Presunzioni semplici e ricorso per cassazione.

Mirco Minardi

V. Cass. 17720/2018

È possibile denunciare in Cassazione la violazione dell’art. 2829 c.c., e cioè l’uso che il giudice fa delle presunzioni? La risposta è: dipende. Dipende dal tipo di errore commesso dal giudice di merito.

Gli errori più frequenti commessi dal giudice sono i seguenti:
a) Il giudice considera come gravi, precisi e concordanti elementi indiziari che, invece, sono privi di queste caratteristiche;
b) Il giudice non considera elementi indiziari che, invece, sono gravi, precisi e concordanti;
c) Il giudice omette di considerare elementi indiziari che, se valutati, avrebbero determinato una decisione diversa;
d) Il giudice, dal fatto noto, inferisce come probabile o improbabile il fatto ignorato.

Già le Sezioni Unite (8053-8054/2014) aveva affermato la possibilità di sindacare per vizio di legge l’errore di sussunzione commesso dal giudice di merito (ipotesi a) e b)).

Di recente le Sezionio Unite hanno ribadito detta possibilità (1785/2018), precisando anche cosa si deve intendere per gravità, precisione e concordanza.

La presunzione è grave quando, secondo un criterio probabilistico, da un Evento (E) noto, è probabile che questo sia stato provocato da uno specifico Fatto (F), seppure ignoto. È stato precisato che non occorre una relazione di certezza, essendo sufficiente, appunto, che F abbia probabilmente provocato E.
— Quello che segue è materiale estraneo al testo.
int ase_hip_gemm_nt(const void* A, int64_t lda, const void* B, int64_t ldb, void* C, int64_t ldc,
                    const float* bias, const void* aux, int64_t ldaux, int aux_split, int aux_delta,
                    float* colsum, int colsum_n, void* mask_out, int64_t ldmask, int M, int N, int K, int act,
                    int aux_mode, int out_f32, float alpha, float* alpha_dev, int dtype, void* stream);

int ase_hip_gemm_nt_ex(const void* A, int64_t lda, const void* B, int64_t ldb, void* C, int64_t ldc,
                       const float* bias, const void* aux, int64_t ldaux, int aux_split, int aux_delta,
                       float* colsum, int colsum_n, void* mask_out, int64_t ldmask, int M, int N, int K, int act,
                       int aux_mode, int out_f32, float alpha, float* alpha_dev, int dtype,
                       const float* seed_w, int seed_n, float seed_scale, void* twin, int64_t ldtwin, int twin_dtype,
                       double* sq_acc, double sq_scale, const float* sq_dyn, void* stream);

int ase_hip_gemm_tn(const void* A, int64_t lda, const void* B, int64_t ldb, float* G, float* gbias,
                    int bias_rows, int M, int N, int K, int n_real, int k_real, int split_src, int split_dst,
                    float alpha, const float* alpha_dev, int dtype, void* stream);

int ase_hip_gemm_tn_kernel_id(int M, int N, int K, int n_real, int bias_rows, int64_t lda, int64_t ldb, int dtype);

#define ASE_TN_SLAB (65536 + 256)
int ase_hip_gemm_tn_grouped_plan(int64_t* problems, int n_problems, int target_wg, int32_t* work, int max_work,
                                 int* n_work, int32_t* red, int max_red, int* n_red);
int ase_hip_gemm_tn_grouped(const int64_t* problems, const int32_t* work, int n_work, const int32_t* red, int n_red,
                            float* workspace, const float* alpha_dev, int dtype, void* stream);

int ase_hip_refresh_shadow(const float* W, int n_real, int k_real, void* Ws, int64_t ldws,
                           void* Wts, int64_t ldwts, int split_src, int split_dst, int dtype,
                           void* stream);

int ase_hip_refresh_shadow_multi(const int64_t* desc, int n_layers, int dtype, void* stream);


int ase_hip_rms_moments(const float* src, int64_t ld_src, int D, const int32_t* idx, int remap_h,
                        int remap_n, int M, const double* state, double* sums, void* stream);

int ase_hip_rms_moments_multi(const float* const* srcs, const int64_t* ld_srcs, const int32_t* const* idxs,
                              const int* remap_h, const int* remap_n, double* const* sums, int n_streams, int D, int M,
                              const double* state, void* stream);
int ase_hip_rms_normalize_multi(const float* const* srcs, const int64_t* ld_srcs, const int32_t* const* idxs,
                                const int* remap_h, const int* remap_n, const float* const* means,
                                const float* const* stds, void* const* outs, const int64_t* ld_outs, int n_streams, int D,
                                int M, int dtype, void* stream);
int ase_hip_rms_normalize_multi_v2(const float* const* srcs, const int64_t* ld_srcs, const int32_t* const* idxs,
                                   const int* remap_h, const int* remap_n, const float* const* means,
                                   const float* const* stds, void* const* outs, const int64_t* ld_outs,
                                   float* const* outs32, const int64_t* ld_outs32, int n_streams, int D, int M, int dtype,
                                   void* stream);

int ase_hip_rms_finalize(double* state, int D, const double* sums, const int32_t* counts ,
                         int n_streams, float* mean_out, float* std_out, void* stream);

int ase_hip_rms_normalize(const float* src, int64_t ld_src, int D, const int32_t* idx, int remap_h,
                          int remap_n, int M, const float* mean, const float* std,
                          void* out0, int64_t ld0, void* out1, int64_t ld1, void* out2, int64_t ld2,
                          int dtype, void* stream);

int ase_hip_rms_unnormalize(const double* state, const float* x, float* y, int64_t n, void* stream);

int ase_hip_gather_rows(const float* src, int64_t ld_src, int D, const int32_t* idx, int remap_h,
                        int remap_n, int M, void* dst, int64_t ld_dst, int dst_dtype, void* stream);

int ase_hip_gather_multi(const int64_t* desc, int n_fields, const int32_t* idx, int remap_h, int remap_n,
                         int M, void* stream);

enum {
    ASE_ACC_MASK_SUM = 0,
    ASE_ACC_A_LOSS,
    ASE_ACC_B_LOSS,
    ASE_ACC_ENTROPY,
    ASE_ACC_CLIPPED,
    ASE_ACC_C_LOSS,
    ASE_ACC_KL,
    ASE_ACC_DIV,
    ASE_ACC_BCE_AGENT,
    ASE_ACC_BCE_DEMO,
    ASE_ACC_AGENT_ACC,
    ASE_ACC_DEMO_ACC,
    ASE_ACC_GP,
    ASE_ACC_ENC,
    ASE_ACC_ENC_GP,
    ASE_ACC_LOGIT_W2,
    ASE_ACC_DISC_W2,
    ASE_ACC_ENC_W2,
    ASE_ACC_GRAD_SQ,
    ASE_ACC_COUNT = 24
};

int ase_hip_reduce_sum(const float* x, int64_t n, int square, double* acc, int slot, void* stream);

#define ASE_PPO_SCRATCH (1024 * 72 + 8)
#define ASE_PPO_SCRATCH_LS (1024 * 136 + 8)
#define ASE_LS_FROZEN 0
#define ASE_LS_VECTOR 1
#define ASE_LS_ROWS 2
int ase_hip_ppo_head(const float* mu, int64_t ld_mu, const float* value, int64_t ld_v,
                     const float* mb_actions, const float* mb_old_mu, const float* mb_old_sigma,
                     const float* mb_old_logp, const float* mb_adv, const float* mb_old_value,
                     const float* mb_return, const float* mb_mask, const float* mb_z,
                     const float* new_z, const float* logstd,
                     void* d_mu, int64_t ld_dmu, void* d_value, int64_t ld_dv,
                     float* db_mu, float* db_value, float* mu_out, double* acc, double* scratch,
                     int M, int m_global, int act_dim, int z_dim, int masked, int div_on, int mu_tanh,
                     int clip_value, float e_clip, float critic_coef, float bounds_coef,
                     float div_coef, float div_tar, float grad_scale, float* grad_scale_dev,
                     int ls_mode, int64_t ld_ls, void* d_ls, int64_t ld_dls, float* db_ls, float entropy_coef,
                     int dtype, void* stream);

La presunzione è precisa se l’inferenza probabilistica indirizzi vero il fatto F1 e non anche verso altri fatti (F2, F3, F4).

La concordanza esprime – almeno secondo l’opinione preferibile – un requisito del ragionamento presuntivo (cioè di una applicazione “non falsa” dell’art. 2729 c.c.), che non lo concerne in modo assoluto, cioè di per sè considerato, come invece gli altri due elementi, bensì in modo relativo, cioè nel quadro della possibile sussistenza di altri elementi probatori considerati, volendo esprimere l’idea che, in tanto la presunzione è ammissibile, in quanto indirizzi alla conoscenza del fatto in modo concordante con altri elementi probatori, che, peraltro, possono essere o meno anche altri ragionamenti presuntivi.
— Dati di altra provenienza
#define VFN16_CLAMP 60000.0f
constexpr int VFN16_CLAMP_BITS = 0x476a6000;
static_assert(__builtin_bit_cast(int, VFN16_CLAMP) == VFN16_CLAMP_BITS, "VFN16_CLAMP_BITS is VFN16_CLAMP as an integer");

struct X16 { half8 hi[16]; half8 lo[16]; };
struct A16 { half8 hi[3]; half8 lo[3]; };

struct Pipe16 {
    uint4* lds;
    __amdgpu_buffer_rsrc_t vf_w;
    __amdgpu_buffer_rsrc_t rn_w;
    float* saved;
    long long slot_floats;
    uint32_t slot_bytes;
    uint32_t save_voff;
    uint32_t save_voff16;
    uint32_t feat_voff;
    uint32_t st_tile, st_q;
    int save16;
    uint32_t* masks;
    uint32_t mask_bytes;
    uint32_t mask_voff;
    uint4* blk_out;
    uint32_t blk_bytes, blk_voff;
};

struct Carry16 {
    f32x16 pend;
    f32x16 bias;
    half8 fh0, fl0;
    uint32_t lm[4];
    unsigned long long sat;
};

template <int N, typename F, int... I>
__device__ __forceinline__ void static_for_impl(F&& f, std::integer_sequence<int, I...>) { (f(std::integral_constant<int, I>{}), ...); }
template <int N, typename F>
__device__ __forceinline__ void static_for(F&& f) { static_for_impl<N>(f, std::make_integer_sequence<int, N>{}); }

__device__ __forceinline__ void split2(float a, float b, _Float16& h0, _Float16& h1, _Float16& l0, _Float16& l1) {
    const float2v v = {a, b};
    const half2v hi = __builtin_convertvector(v, half2v);
    h0 = hi[0]; h1 = hi[1];
    const uint32_t hp = __builtin_bit_cast(uint32_t, hi);
    float r0, r1;
    asm("v_fma_mix_f32 %0, %1, -1.0, %2 op_sel_hi:[1,0,0]" : "=v"(r0) : "v"(hp), "v"(a));
    asm("v_fma_mix_f32 %0, %1, -1.0, %2 op_sel:[1,0,0] op_sel_hi:[1,0,0]" : "=v"(r1) : "v"(hp), "v"(b));
    const float2v r = {r0, r1};
    const half2v lo = __builtin_convertvector(r, half2v);
    l0 = lo[0]; l1 = lo[1];
}

__device__ __forceinline__ float tanh_exp(float v) { return 1.0f - 2.0f / (1.0f + expf(2.0f * v)); }

template <int NET, int OFF_KB, int LDS_U4>
__device__ __forceinline__ void dma_piece(const Pipe16& p, int blk, int lane, int dst_blk = -1) {
    __builtin_amdgcn_raw_ptr_buffer_load_lds(NET ? p.rn_w : p.vf_w, (lds_void*)(p.lds + LDS_U4 + (dst_blk < 0 ? blk : dst_blk) * 64), 16,
                                             lane * 16, (OFF_KB + blk) * 1024, 0, 0);
}
template <int MODE, int C>
__device__ __forceinline__ void dma_chunk(const Pipe16& p, int wave, int lane) {
    constexpr ChunkD d = chunk_of(MODE, C);
    if constexpr (mode_one(MODE)) {
        constexpr int NKB = (d.kb - 1) / 2;
#pragma unroll
        for (int i = 0; i * VFN16_WAVES < NKB + 1; ++i)
            if (wave + VFN16_WAVES * i < NKB + 1) dma_piece<d.net, d.off_kb, slot_base(MODE, C)>(p, 2 * (wave + VFN16_WAVES * i), lane, wave + VFN16_WAVES * i);
    } else {
#pragma unroll
    for (int i = 0; i * VFN16_WAVES < d.kb; ++i)
        if (wave + VFN16_WAVES * i < d.kb) dma_piece<d.net, d.off_kb, slot_base(MODE, C)>(p, wave + VFN16_WAVES * i, lane);
    }
}

template <int MODE, int C>
__device__ __forceinline__ void prefetch_chunk(Carry16& cy, const Pipe16& p, int lane) {
    constexpr ChunkD d = chunk_of(MODE, C);
    const uint4* cb = p.lds + slot_base(MODE, C);
    const f32x4v* bb = reinterpret_cast<const f32x4v*>(cb + (mode_one(MODE) ? (d.kb - 1) / 2 : d.kb - 1) * 64) + (lane >> 5) * 4;
    const f32x4v b0 = bb[0], b1 = bb[1], b2 = bb[2], b3 = bb[3];
#pragma unroll
    for (int q = 0; q < 4; ++q) { cy.bias[q] = b0[q]; cy.bias[4 + q] = b1[q]; cy.bias[8 + q] = b2[q]; cy.bias[12 + q] = b3[q]; }
    cy.fh0 = __builtin_bit_cast(half8, cb[0 * 64 + lane]);
    if (!chunk_two(MODE, C) && !mode_one(MODE)) cy.fl0 = __builtin_bit_cast(half8, cb[1 * 64 + lane]);
}

template <int EPI, bool KEEP, bool LO = true>
__device__ __forceinline__ void epi_pair(f32x16& pend, int& gmax, int pr, half8& hi, half8& lo, int j) {
    float v0 = pend[2 * pr], v1 = pend[2 * pr + 1];
    if (EPI != EPI_RELU) { v0 *= VFN16_INV_WSCALE; v1 *= VFN16_INV_WSCALE; }
    if (EPI == EPI_RELU) {
        const int b0 = __builtin_bit_cast(int, v0), b1 = __builtin_bit_cast(int, v1);
        gmax = pr == 0 ? max(b0, b1) : max(max(gmax, b0), b1);
        v0 = __builtin_amdgcn_fmed3f(v0, 0.f, VFN16_CLAMP); v1 = __builtin_amdgcn_fmed3f(v1, 0.f, VFN16_CLAMP);
    }
    else { v0 = tanh_exp(v0) * VFN16_XSCALE; v1 = tanh_exp(v1) * VFN16_XSCALE; }
    if constexpr (LO) {
        _Float16 h0, h1, l0, l1;
        split2(v0, v1, h0, h1, l0, l1);
        hi[j] = h0; hi[j + 1] = h1; lo[j] = l0; lo[j + 1] = l1;
    } else {
        const float2v v = {v0, v1};
        const half2v h = __builtin_convertvector(v, half2v);
        hi[j] = h[0]; hi[j + 1] = h[1];
    }
    if (KEEP) { pend[2 * pr] = v0 * (1.0f / VFN16_XSCALE); pend[2 * pr + 1] = v1 * (1.0f / VFN16_XSCALE); }
}

template <int SLOT, int TILE, bool SF16 = false>
__device__ __forceinline__ void save_group(const Pipe16& p, const f32x16& v, int q) {
    typedef unsigned int u32x4 __attribute__((ext_vector_type(4)));
    const __amdgpu_buffer_rsrc_t rs = __builtin_amdgcn_make_buffer_rsrc(p.saved + (long long)SLOT * p.slot_floats, 0,
                                                                        (int)p.slot_bytes, 0x00020000);
    const f32x4v g = {v[4 * q], v[4 * q + 1], v[4 * q + 2], v[4 * q + 3]};
    if constexpr (SF16 && SLOT != 8) {
        typedef _Float16 half4 __attribute__((ext_vector_type(4)));
        typedef unsigned int u32x2 __attribute__((ext_vector_type(2)));
        const half4 h = __builtin_convertvector(g, half4);
        __builtin_amdgcn_raw_buffer_store_b64(__builtin_bit_cast(u32x2, h), rs, (int)p.save_voff16, (TILE * 4096 + q * 1024) / 2, VFN16_SAVE_AUX);
        return;
    }
    if (SLOT == 8) {
        __builtin_amdgcn_raw_buffer_store_b128(__builtin_bit_cast(u32x4, g), rs, (int)p.feat_voff, (32 * TILE + 8 * q) * 4, 0);
    } else if (p.save16) {
        typedef _Float16 half4 __attribute__((ext_vector_type(4)));
        typedef unsigned int u32x2 __attribute__((ext_vector_type(2)));
        const half4 h = __builtin_convertvector(g, half4);
        if (p.st_q == 1024u) __builtin_amdgcn_raw_buffer_store_b64(__builtin_bit_cast(u32x2, h), rs, (int)p.save_voff16, (int)((TILE * p.st_tile + q * p.st_q) >> 1), VFN16_SAVE_AUX);
        else __builtin_amdgcn_raw_buffer_store_b64(__builtin_bit_cast(u32x2, h), rs, (int)p.save_voff16, (int)((TILE * p.st_tile + q * p.st_q) >> 1), 0);
    } else {
        if (p.st_q == 1024u) __builtin_amdgcn_raw_buffer_store_b128(__builtin_bit_cast(u32x4, g), rs, (int)p.save_voff, (int)(TILE * p.st_tile + q * p.st_q), VFN16_SAVE_AUX);
        else __builtin_amdgcn_raw_buffer_store_b128(__builtin_bit_cast(u32x4, g), rs, (int)p.save_voff, (int)(TILE * p.st_tile + q * p.st_q), 0);
    }
}

template <int TILE, int EPI>
__device__ __forceinline__ void collect_mask(Carry16& cy) {
    if constexpr (EPI == EPI_RELU) {
        typedef unsigned int u32x16 __attribute__((ext_vector_type(16)));
        const u32x16 u = __builtin_bit_cast(u32x16, cy.pend);
        unsigned b = 0;
#pragma unroll
        for (int r = 15; r >= 0; --r) b = __builtin_amdgcn_alignbit(b, u[r] + 0x7fffffffu, 31);
        cy.lm[TILE >> 1] |= b << (16 * (TILE & 1));
    }
}
template <int TILE, int EPI, int PART, int PARTS>
__device__ __forceinline__ void collect_mask_part(Carry16& cy, unsigned& b) {
    if constexpr (EPI == EPI_RELU) {
        typedef unsigned int u32x16 __attribute__((ext_vector_type(16)));
        const u32x16 u = __builtin_bit_cast(u32x16, cy.pend);
        constexpr int N = 16 / PARTS;
        if constexpr (PART == 0) b = 0;
#pragma unroll
        for (int r = 15 - PART * N; r > 15 - (PART + 1) * N; --r) b = __builtin_amdgcn_alignbit(b, u[r] + 0x7fffffffu, 31);
        if constexpr (PART == PARTS - 1) cy.lm[TILE >> 1] |= b << (16 * (TILE & 1));
    }
}
template <int SLOT>
__device__ __forceinline__ void store_mask(const Pipe16& p, Carry16& cy) {
    typedef unsigned int u32x4 __attribute__((ext_vector_type(4)));
    const __amdgpu_buffer_rsrc_t rs = __builtin_amdgcn_make_buffer_rsrc(
        reinterpret_cast<unsigned char*>(p.masks) + (size_t)SLOT * p.mask_bytes, 0, (int)p.mask_bytes, 0x00020000);
    const u32x4 w = {cy.lm[0], cy.lm[1], cy.lm[2], cy.lm[3]};
    __builtin_amdgcn_raw_buffer_store_b128(w, rs, (int)p.mask_voff, 0, 0);
    cy.lm[0] = 0; cy.lm[1] = 0; cy.lm[2] = 0; cy.lm[3] = 0;
}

Ebbene, quando il giudice di merito sussume erroneamente sotto i tre caratteri individuatori della presunzione fatti concreti accertati che non sono invece rispondenti a quei caratteri, si deve senz’altro ritenere che il suo ragionamento sia censurabile alla stregua dell’art. 360 c.p.c., n. 3 e compete, dunque, alla Corte di cassazione controllare se la norma dell’art. 2729 c.c., oltre ad essere applicata esattamente a livello di proclamazione astratta dal giudice di merito, lo sia stata anche a livello di applicazione a fattispecie concrete che effettivamente risultino ascrivibili alla fattispecie astratta. Essa può, pertanto, essere investita ai sensi dell’art. 360 c.p.c., n. 3 dell’errore in cui il giudice di merito sia incorso nel considerare grave una presunzione (cioè un’inferenza) che non lo sia o sotto un profilo logico generale o sotto il particolare profilo logico (interno ad una certa disciplina) entro il quale essa si collochi. La stessa cosa dicasi per il controllo della precisione e per quello della concordanza.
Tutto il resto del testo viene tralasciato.